- Brief:
Go through the records and filter out every line lacking the word "keyed"; copy the lines that remain.
─── Data excerpts
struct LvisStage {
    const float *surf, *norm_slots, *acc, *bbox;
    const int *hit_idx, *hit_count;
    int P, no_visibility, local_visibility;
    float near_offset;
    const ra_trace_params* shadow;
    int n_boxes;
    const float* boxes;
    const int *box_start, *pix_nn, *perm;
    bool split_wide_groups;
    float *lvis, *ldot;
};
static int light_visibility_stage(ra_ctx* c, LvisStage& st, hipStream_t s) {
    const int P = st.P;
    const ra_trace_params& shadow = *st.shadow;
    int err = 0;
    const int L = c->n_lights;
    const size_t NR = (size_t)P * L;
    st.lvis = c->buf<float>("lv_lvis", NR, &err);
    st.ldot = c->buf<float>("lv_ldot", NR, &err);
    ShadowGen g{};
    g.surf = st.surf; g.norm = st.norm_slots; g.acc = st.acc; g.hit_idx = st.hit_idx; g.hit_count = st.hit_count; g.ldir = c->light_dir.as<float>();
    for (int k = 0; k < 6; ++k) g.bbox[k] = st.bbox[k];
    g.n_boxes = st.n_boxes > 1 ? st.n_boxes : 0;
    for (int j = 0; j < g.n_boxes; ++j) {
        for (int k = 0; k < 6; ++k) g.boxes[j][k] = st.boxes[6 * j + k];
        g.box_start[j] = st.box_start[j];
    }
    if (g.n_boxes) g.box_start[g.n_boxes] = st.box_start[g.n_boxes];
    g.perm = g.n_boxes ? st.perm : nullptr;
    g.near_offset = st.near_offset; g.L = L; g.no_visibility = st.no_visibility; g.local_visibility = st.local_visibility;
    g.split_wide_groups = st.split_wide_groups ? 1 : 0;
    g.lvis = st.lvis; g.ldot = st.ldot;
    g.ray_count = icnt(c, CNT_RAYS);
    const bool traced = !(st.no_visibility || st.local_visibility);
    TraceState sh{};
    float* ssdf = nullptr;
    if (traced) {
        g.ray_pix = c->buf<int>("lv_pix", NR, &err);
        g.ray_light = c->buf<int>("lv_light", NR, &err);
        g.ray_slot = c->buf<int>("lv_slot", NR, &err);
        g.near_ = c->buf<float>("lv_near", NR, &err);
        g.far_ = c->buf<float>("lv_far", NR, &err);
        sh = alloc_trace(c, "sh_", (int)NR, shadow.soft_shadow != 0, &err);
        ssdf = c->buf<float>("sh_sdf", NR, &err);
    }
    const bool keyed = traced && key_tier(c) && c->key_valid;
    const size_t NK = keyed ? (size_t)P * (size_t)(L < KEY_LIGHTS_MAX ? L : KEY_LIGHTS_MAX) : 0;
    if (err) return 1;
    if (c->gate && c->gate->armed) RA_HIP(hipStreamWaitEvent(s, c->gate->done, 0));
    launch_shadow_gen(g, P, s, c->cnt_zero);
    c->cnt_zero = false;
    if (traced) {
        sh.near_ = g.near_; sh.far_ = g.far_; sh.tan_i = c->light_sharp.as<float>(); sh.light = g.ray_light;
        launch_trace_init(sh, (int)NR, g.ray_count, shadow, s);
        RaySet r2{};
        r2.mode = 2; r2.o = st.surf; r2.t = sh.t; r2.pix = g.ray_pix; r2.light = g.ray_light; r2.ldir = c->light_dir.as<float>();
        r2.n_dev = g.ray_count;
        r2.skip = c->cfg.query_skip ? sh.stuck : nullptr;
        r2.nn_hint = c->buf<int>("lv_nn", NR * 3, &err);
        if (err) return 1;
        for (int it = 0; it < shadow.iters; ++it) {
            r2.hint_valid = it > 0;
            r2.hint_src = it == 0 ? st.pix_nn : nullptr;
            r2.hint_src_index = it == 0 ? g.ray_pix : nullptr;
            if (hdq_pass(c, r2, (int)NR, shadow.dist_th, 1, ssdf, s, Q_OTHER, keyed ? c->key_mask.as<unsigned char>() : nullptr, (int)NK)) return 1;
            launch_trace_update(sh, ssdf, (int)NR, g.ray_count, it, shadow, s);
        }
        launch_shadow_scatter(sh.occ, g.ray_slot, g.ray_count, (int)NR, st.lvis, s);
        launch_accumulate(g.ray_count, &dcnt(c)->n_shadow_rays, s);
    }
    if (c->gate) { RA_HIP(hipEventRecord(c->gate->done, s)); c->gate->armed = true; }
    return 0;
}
──────
- Output of the task:
    const bool keyed = traced && key_tier(c) && c->key_valid;
    const size_t NK = keyed ? (size_t)P * (size_t)(L < KEY_LIGHTS_MAX ? L : KEY_LIGHTS_MAX) : 0;
            if (hdq_pass(c, r2, (int)NR, shadow.dist_th, 1, ssdf, s, Q_OTHER, keyed ? c->key_mask.as<unsigned char>() : nullptr, (int)NK)) return 1;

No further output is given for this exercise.